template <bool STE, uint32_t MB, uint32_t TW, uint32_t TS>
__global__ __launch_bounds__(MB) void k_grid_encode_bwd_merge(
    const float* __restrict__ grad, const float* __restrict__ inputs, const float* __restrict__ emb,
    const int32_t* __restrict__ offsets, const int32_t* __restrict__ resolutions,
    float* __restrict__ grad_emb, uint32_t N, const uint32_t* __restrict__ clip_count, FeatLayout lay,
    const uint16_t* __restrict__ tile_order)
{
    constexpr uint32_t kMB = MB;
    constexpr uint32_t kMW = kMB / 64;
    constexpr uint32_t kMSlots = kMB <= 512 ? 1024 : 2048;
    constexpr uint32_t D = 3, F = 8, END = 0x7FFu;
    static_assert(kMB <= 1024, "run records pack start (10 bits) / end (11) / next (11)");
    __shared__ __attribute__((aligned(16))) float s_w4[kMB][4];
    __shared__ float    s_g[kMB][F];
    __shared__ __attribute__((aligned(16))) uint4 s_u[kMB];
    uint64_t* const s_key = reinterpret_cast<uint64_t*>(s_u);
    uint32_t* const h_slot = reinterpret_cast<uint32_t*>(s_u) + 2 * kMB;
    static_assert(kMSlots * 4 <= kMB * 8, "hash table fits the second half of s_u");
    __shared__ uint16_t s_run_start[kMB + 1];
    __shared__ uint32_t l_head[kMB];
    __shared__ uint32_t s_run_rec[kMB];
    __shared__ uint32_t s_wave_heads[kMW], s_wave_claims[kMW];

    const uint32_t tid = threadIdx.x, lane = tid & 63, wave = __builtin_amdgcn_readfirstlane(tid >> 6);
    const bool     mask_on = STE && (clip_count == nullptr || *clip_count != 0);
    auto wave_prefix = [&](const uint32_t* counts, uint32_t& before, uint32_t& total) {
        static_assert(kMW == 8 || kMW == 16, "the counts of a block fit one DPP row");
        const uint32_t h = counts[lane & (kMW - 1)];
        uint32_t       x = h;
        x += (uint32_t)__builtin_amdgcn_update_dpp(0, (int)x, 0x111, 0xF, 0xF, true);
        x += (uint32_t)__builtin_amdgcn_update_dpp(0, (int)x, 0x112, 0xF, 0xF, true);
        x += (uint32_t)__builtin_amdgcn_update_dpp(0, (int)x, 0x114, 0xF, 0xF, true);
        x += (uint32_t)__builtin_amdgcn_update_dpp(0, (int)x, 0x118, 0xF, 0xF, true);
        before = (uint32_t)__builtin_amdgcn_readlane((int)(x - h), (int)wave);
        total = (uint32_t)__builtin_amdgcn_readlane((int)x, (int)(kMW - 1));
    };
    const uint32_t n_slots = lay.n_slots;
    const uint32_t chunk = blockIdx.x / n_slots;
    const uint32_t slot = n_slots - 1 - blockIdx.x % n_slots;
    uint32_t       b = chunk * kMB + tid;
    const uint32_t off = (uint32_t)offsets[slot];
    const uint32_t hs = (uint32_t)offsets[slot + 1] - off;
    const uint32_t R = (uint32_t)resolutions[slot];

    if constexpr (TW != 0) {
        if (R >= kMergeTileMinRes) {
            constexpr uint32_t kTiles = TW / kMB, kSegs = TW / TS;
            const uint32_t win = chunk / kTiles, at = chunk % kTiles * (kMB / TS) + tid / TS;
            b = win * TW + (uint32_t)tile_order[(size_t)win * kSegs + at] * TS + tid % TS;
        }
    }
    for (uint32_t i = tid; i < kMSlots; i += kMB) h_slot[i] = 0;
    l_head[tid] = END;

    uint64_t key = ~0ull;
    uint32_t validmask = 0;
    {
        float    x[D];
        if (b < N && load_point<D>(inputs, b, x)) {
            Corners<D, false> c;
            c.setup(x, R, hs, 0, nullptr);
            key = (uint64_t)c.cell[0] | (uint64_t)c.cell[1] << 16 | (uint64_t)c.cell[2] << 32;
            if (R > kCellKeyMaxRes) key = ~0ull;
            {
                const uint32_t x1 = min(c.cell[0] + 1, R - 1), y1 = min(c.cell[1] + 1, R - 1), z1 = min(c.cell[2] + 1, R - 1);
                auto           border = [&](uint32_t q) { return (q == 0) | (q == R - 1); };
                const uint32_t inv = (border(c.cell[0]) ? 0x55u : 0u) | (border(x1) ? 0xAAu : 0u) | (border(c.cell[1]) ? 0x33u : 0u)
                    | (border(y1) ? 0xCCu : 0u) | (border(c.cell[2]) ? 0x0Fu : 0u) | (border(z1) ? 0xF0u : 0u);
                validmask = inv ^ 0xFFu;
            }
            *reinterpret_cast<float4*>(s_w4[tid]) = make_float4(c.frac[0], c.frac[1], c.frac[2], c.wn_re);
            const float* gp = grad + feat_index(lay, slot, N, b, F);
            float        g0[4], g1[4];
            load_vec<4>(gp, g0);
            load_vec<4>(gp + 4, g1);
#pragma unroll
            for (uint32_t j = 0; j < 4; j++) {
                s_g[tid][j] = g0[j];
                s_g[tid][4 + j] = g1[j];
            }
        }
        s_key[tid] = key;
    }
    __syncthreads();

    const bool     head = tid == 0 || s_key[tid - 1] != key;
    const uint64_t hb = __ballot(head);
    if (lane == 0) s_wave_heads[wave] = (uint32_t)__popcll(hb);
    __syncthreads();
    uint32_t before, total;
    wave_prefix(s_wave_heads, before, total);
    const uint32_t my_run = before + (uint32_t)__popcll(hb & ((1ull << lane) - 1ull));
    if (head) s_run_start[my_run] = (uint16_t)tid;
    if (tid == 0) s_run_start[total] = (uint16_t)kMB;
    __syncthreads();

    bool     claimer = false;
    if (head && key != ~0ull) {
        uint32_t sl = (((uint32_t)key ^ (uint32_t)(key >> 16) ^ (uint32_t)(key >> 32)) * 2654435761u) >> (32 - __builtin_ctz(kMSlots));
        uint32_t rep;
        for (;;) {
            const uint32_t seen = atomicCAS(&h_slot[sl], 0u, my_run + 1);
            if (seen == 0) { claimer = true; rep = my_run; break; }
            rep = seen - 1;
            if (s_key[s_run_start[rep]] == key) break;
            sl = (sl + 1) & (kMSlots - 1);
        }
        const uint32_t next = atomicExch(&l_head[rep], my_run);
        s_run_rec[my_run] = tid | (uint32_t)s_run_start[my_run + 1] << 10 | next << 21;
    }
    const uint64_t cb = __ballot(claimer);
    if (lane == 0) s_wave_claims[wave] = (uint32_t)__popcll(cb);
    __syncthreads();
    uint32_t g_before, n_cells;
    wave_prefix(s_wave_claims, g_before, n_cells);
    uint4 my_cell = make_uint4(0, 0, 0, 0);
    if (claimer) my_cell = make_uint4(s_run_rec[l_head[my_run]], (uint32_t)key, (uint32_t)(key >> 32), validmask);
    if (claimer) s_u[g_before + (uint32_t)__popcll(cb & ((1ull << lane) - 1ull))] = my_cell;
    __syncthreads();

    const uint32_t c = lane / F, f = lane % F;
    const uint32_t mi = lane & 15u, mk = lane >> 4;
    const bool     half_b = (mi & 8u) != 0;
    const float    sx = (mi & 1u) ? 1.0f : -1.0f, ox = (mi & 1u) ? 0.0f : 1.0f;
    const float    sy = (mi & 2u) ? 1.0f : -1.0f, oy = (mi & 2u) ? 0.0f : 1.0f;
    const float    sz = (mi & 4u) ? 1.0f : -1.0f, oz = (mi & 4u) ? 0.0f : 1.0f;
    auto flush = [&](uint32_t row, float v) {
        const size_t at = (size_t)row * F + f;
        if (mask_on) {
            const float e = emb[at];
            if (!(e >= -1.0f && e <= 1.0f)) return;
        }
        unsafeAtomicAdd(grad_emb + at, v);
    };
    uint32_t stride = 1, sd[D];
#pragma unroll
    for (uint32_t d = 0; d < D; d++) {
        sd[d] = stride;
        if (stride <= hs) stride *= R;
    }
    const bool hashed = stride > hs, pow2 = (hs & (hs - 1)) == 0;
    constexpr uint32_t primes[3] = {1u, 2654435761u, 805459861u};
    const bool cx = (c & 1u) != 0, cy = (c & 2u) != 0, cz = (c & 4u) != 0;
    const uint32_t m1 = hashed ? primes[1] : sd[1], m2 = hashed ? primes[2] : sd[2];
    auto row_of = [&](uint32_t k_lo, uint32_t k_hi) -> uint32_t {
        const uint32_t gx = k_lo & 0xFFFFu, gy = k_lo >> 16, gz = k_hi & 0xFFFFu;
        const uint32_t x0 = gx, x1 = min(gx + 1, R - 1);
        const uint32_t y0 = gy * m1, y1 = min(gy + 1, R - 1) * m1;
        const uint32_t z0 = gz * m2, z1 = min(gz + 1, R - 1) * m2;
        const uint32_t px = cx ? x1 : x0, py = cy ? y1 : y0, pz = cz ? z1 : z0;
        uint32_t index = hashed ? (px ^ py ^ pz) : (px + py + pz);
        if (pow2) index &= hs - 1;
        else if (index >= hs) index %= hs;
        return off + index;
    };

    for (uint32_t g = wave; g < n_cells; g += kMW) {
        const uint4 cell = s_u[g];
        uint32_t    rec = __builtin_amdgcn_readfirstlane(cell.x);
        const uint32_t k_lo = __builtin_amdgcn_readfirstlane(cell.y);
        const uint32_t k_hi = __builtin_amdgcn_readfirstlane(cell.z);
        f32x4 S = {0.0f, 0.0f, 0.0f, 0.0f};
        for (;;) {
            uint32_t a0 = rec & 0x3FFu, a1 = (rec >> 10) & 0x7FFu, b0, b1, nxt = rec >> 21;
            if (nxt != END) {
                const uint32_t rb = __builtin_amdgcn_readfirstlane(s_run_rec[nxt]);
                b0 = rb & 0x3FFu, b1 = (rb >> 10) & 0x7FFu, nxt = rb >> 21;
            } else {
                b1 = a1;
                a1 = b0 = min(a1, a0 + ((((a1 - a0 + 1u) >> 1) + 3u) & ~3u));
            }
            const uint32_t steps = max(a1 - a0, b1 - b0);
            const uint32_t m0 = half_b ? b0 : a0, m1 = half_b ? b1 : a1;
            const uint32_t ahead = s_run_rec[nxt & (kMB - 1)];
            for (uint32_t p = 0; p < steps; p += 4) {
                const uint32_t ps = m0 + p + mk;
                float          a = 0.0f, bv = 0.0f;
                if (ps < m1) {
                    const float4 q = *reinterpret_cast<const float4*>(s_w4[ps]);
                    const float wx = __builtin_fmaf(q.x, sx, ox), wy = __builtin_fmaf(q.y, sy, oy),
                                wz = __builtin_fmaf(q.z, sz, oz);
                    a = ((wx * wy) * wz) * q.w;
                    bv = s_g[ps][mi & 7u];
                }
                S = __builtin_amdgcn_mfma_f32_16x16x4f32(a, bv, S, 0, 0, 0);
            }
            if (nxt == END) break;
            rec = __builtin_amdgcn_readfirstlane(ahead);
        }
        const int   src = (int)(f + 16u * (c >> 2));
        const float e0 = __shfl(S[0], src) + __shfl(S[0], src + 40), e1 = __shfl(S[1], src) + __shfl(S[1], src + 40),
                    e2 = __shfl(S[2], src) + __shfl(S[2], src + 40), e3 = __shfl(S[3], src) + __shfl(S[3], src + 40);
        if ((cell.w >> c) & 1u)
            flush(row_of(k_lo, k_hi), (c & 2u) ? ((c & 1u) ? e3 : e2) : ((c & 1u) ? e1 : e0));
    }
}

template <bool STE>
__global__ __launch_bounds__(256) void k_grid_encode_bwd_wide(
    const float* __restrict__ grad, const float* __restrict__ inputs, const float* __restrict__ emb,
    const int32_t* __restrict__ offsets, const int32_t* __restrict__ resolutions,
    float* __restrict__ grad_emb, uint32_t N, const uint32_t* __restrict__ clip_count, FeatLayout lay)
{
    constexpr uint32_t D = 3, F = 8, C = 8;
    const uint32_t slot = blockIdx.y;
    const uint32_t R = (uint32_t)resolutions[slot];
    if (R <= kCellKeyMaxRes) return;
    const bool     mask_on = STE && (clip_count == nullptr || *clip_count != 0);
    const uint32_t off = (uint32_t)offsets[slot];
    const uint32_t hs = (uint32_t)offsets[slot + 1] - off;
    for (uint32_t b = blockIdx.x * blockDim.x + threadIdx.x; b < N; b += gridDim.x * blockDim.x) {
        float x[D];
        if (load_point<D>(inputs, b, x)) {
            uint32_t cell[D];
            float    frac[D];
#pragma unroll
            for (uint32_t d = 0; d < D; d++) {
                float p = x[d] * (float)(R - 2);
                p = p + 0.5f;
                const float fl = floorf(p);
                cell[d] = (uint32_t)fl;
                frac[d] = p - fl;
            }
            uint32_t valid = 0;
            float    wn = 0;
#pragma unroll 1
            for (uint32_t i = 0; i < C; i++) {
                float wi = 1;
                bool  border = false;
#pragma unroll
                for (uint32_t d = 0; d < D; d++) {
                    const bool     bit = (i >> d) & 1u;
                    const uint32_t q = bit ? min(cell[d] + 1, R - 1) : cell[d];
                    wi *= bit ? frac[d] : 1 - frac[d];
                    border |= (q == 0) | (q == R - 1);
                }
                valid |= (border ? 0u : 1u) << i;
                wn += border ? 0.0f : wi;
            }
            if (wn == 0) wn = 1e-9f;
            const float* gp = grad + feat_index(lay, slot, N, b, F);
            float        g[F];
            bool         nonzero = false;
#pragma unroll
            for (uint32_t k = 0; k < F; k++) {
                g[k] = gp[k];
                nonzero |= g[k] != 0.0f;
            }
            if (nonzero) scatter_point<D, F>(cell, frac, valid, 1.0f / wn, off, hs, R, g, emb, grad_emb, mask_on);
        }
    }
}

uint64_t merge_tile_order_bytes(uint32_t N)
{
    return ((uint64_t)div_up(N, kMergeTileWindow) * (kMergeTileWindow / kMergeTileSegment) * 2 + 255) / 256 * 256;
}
::::::::
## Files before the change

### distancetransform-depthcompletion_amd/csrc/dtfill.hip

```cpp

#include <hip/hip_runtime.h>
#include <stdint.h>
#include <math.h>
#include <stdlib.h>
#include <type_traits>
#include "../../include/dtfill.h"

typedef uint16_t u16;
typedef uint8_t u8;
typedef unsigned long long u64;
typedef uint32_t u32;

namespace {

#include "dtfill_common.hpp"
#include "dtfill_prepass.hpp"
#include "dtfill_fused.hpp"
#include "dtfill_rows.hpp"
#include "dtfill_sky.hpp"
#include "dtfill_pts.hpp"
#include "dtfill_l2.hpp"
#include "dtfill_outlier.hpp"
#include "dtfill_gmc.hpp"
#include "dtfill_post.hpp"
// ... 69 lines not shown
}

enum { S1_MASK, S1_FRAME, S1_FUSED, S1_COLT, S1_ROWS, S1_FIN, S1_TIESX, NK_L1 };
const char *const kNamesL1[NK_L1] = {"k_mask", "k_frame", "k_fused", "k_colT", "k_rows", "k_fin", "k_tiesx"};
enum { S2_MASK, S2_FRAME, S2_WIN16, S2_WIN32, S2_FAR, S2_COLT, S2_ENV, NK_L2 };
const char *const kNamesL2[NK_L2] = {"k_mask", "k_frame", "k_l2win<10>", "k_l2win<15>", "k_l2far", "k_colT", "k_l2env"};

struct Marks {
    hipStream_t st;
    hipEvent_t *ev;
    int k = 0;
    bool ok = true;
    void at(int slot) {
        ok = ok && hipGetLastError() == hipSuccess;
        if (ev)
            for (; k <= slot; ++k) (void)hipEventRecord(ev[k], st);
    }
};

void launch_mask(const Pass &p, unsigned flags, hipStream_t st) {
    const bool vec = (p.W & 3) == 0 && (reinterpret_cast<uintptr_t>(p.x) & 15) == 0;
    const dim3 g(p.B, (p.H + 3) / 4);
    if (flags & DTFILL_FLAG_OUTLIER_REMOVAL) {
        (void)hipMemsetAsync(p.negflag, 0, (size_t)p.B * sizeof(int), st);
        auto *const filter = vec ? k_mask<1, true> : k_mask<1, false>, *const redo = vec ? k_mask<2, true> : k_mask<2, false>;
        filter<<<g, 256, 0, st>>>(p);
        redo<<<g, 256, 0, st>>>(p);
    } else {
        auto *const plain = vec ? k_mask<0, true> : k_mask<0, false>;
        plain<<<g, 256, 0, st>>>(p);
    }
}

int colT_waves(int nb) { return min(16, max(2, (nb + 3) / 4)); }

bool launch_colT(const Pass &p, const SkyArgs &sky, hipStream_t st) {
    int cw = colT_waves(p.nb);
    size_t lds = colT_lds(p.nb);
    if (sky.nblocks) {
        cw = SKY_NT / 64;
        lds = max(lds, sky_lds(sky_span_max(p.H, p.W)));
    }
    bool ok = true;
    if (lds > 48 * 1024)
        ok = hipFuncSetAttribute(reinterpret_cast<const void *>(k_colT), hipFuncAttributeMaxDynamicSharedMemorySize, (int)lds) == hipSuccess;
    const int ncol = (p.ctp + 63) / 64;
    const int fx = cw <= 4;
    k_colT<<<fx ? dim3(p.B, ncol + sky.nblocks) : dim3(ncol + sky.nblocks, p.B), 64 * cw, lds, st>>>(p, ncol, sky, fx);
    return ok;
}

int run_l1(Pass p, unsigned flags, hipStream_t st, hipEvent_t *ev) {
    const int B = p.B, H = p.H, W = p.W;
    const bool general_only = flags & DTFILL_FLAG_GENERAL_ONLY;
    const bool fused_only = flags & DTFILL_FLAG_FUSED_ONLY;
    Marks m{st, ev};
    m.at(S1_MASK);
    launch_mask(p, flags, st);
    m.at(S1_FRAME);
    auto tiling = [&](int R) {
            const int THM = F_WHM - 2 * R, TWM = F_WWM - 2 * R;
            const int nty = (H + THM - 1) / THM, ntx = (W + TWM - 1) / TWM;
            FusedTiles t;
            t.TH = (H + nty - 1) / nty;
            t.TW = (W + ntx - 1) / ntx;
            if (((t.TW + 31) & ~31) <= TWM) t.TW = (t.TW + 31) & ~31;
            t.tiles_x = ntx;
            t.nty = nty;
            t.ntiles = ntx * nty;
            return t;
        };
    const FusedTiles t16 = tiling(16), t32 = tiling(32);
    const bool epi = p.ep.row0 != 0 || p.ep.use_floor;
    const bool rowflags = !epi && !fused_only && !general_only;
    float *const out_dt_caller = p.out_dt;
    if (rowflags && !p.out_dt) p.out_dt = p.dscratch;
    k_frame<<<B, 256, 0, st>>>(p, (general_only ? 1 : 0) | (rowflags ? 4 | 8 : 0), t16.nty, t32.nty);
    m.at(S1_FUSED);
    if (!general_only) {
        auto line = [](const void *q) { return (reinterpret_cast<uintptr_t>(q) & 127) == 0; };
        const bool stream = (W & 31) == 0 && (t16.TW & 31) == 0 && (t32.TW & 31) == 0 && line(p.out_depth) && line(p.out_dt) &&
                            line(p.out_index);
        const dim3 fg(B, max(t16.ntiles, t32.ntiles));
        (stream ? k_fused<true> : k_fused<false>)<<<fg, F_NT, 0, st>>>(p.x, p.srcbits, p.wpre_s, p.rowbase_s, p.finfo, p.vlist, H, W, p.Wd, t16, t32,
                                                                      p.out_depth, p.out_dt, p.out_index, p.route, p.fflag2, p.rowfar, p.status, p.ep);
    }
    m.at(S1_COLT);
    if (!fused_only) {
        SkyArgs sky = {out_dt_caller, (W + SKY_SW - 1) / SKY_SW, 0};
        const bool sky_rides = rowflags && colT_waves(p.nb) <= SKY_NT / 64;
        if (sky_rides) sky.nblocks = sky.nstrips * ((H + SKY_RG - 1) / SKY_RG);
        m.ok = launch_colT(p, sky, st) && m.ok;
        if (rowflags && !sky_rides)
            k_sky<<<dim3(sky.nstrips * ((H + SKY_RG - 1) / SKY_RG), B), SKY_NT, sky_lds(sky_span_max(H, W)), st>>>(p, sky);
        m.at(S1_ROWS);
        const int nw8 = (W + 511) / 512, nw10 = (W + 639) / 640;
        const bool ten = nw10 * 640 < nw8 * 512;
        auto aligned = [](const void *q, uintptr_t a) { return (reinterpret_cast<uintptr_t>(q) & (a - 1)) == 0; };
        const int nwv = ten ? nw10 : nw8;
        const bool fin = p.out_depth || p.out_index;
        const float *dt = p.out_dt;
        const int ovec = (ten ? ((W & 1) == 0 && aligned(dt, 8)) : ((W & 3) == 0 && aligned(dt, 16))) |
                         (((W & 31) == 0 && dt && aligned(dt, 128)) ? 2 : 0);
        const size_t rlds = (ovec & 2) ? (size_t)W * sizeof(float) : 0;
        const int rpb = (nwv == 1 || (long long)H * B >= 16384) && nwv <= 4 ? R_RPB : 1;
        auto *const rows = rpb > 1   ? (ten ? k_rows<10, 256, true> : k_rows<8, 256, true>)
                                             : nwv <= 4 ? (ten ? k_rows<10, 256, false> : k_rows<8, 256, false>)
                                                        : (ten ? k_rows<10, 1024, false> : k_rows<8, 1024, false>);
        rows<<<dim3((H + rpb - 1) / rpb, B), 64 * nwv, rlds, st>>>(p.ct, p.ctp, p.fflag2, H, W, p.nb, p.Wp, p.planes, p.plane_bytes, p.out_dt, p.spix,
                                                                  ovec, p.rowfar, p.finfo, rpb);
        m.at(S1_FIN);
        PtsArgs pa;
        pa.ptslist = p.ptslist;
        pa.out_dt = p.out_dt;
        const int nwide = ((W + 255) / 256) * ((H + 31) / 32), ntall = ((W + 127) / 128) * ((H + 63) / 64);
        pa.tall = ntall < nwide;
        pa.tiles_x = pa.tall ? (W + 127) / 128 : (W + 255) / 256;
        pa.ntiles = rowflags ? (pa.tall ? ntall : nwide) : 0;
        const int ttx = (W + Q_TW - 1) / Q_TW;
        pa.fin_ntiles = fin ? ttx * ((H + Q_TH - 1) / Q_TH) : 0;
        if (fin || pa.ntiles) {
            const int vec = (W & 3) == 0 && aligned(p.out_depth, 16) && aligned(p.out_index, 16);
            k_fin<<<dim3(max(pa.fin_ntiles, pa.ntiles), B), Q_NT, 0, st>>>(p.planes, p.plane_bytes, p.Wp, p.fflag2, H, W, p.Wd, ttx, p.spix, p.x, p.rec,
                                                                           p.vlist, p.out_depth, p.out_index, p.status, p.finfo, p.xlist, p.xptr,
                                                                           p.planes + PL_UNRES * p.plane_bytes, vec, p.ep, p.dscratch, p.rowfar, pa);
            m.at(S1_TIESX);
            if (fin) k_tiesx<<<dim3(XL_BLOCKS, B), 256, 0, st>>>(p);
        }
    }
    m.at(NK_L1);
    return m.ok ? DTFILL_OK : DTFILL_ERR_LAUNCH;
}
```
::::::::
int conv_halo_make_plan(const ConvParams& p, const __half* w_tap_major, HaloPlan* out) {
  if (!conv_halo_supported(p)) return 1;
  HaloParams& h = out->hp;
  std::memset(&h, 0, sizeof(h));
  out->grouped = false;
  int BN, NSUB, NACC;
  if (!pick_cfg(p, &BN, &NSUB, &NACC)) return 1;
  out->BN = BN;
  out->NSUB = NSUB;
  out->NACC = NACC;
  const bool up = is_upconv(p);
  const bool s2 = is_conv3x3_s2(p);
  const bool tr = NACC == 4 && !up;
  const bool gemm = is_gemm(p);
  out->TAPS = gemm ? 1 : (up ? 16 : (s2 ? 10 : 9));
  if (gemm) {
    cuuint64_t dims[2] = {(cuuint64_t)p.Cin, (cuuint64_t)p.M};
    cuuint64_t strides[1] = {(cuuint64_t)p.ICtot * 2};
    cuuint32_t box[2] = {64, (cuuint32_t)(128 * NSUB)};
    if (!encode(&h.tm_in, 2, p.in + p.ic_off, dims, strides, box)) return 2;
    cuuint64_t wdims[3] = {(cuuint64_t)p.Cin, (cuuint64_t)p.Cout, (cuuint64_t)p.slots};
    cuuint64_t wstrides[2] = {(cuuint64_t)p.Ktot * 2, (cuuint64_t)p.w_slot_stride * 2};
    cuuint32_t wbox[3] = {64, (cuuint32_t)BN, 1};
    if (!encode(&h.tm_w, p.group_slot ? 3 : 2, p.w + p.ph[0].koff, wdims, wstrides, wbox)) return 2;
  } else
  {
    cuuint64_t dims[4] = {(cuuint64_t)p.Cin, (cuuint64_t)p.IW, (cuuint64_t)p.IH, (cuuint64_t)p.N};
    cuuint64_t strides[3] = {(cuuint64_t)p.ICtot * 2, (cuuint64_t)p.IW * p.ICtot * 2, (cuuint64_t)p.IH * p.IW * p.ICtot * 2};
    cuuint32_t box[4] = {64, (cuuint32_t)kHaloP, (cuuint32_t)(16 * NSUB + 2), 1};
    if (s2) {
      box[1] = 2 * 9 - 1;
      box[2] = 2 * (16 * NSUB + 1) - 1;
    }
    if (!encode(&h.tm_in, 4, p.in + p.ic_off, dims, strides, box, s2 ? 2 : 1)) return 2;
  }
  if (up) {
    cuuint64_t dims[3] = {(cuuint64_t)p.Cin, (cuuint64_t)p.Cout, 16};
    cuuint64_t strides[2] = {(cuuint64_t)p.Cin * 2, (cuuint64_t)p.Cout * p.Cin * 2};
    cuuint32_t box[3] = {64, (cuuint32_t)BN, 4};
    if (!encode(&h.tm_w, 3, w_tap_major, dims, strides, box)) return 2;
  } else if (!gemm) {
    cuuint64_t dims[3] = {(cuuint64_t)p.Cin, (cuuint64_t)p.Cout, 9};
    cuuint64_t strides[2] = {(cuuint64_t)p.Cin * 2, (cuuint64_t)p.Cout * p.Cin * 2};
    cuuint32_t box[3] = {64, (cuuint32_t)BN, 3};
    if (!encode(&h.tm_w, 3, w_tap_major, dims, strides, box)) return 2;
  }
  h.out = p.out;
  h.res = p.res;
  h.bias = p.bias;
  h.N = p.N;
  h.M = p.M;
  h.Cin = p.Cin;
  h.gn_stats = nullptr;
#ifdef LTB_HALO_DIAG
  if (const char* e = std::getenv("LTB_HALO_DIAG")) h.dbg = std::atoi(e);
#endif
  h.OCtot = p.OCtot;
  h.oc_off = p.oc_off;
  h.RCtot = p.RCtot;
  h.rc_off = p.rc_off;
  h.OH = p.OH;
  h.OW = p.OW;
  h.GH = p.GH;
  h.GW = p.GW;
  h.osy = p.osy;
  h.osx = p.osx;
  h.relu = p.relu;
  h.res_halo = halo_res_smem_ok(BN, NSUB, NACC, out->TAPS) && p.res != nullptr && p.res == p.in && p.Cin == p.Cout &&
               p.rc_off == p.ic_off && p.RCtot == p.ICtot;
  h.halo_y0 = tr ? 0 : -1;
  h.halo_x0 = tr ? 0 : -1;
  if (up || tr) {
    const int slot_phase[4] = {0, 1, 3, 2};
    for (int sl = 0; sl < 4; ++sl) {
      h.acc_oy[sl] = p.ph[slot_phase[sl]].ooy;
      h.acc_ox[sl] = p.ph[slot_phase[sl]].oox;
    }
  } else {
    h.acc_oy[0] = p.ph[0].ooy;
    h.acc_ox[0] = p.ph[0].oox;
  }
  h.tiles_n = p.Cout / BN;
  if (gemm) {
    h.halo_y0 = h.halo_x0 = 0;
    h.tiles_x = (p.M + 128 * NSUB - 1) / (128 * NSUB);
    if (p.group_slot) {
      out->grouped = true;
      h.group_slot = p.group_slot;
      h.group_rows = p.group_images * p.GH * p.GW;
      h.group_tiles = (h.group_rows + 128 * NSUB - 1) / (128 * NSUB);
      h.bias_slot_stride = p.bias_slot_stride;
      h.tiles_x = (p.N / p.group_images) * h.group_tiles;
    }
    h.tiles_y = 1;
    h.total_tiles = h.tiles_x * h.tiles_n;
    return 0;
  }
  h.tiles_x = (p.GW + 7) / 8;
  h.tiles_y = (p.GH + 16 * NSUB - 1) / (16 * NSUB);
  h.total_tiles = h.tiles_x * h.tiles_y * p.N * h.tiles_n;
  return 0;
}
::::::::
From the records above, extract exactly and only the lines that begin at the line with "template <bool STE, uint32_t" and stop after the line with "records pack start".

template <bool STE, uint32_t MB, uint32_t TW, uint32_t TS>
__global__ __launch_bounds__(MB) void k_grid_encode_bwd_merge(
    const float* __restrict__ grad, const float* __restrict__ inputs, const float* __restrict__ emb,
    const int32_t* __restrict__ offsets, const int32_t* __restrict__ resolutions,
    float* __restrict__ grad_emb, uint32_t N, const uint32_t* __restrict__ clip_count, FeatLayout lay,
    const uint16_t* __restrict__ tile_order)
{
    constexpr uint32_t kMB = MB;
    constexpr uint32_t kMW = kMB / 64;
    constexpr uint32_t kMSlots = kMB <= 512 ? 1024 : 2048;
    constexpr uint32_t D = 3, F = 8, END = 0x7FFu;
    static_assert(kMB <= 1024, "run records pack start (10 bits) / end (11) / next (11)");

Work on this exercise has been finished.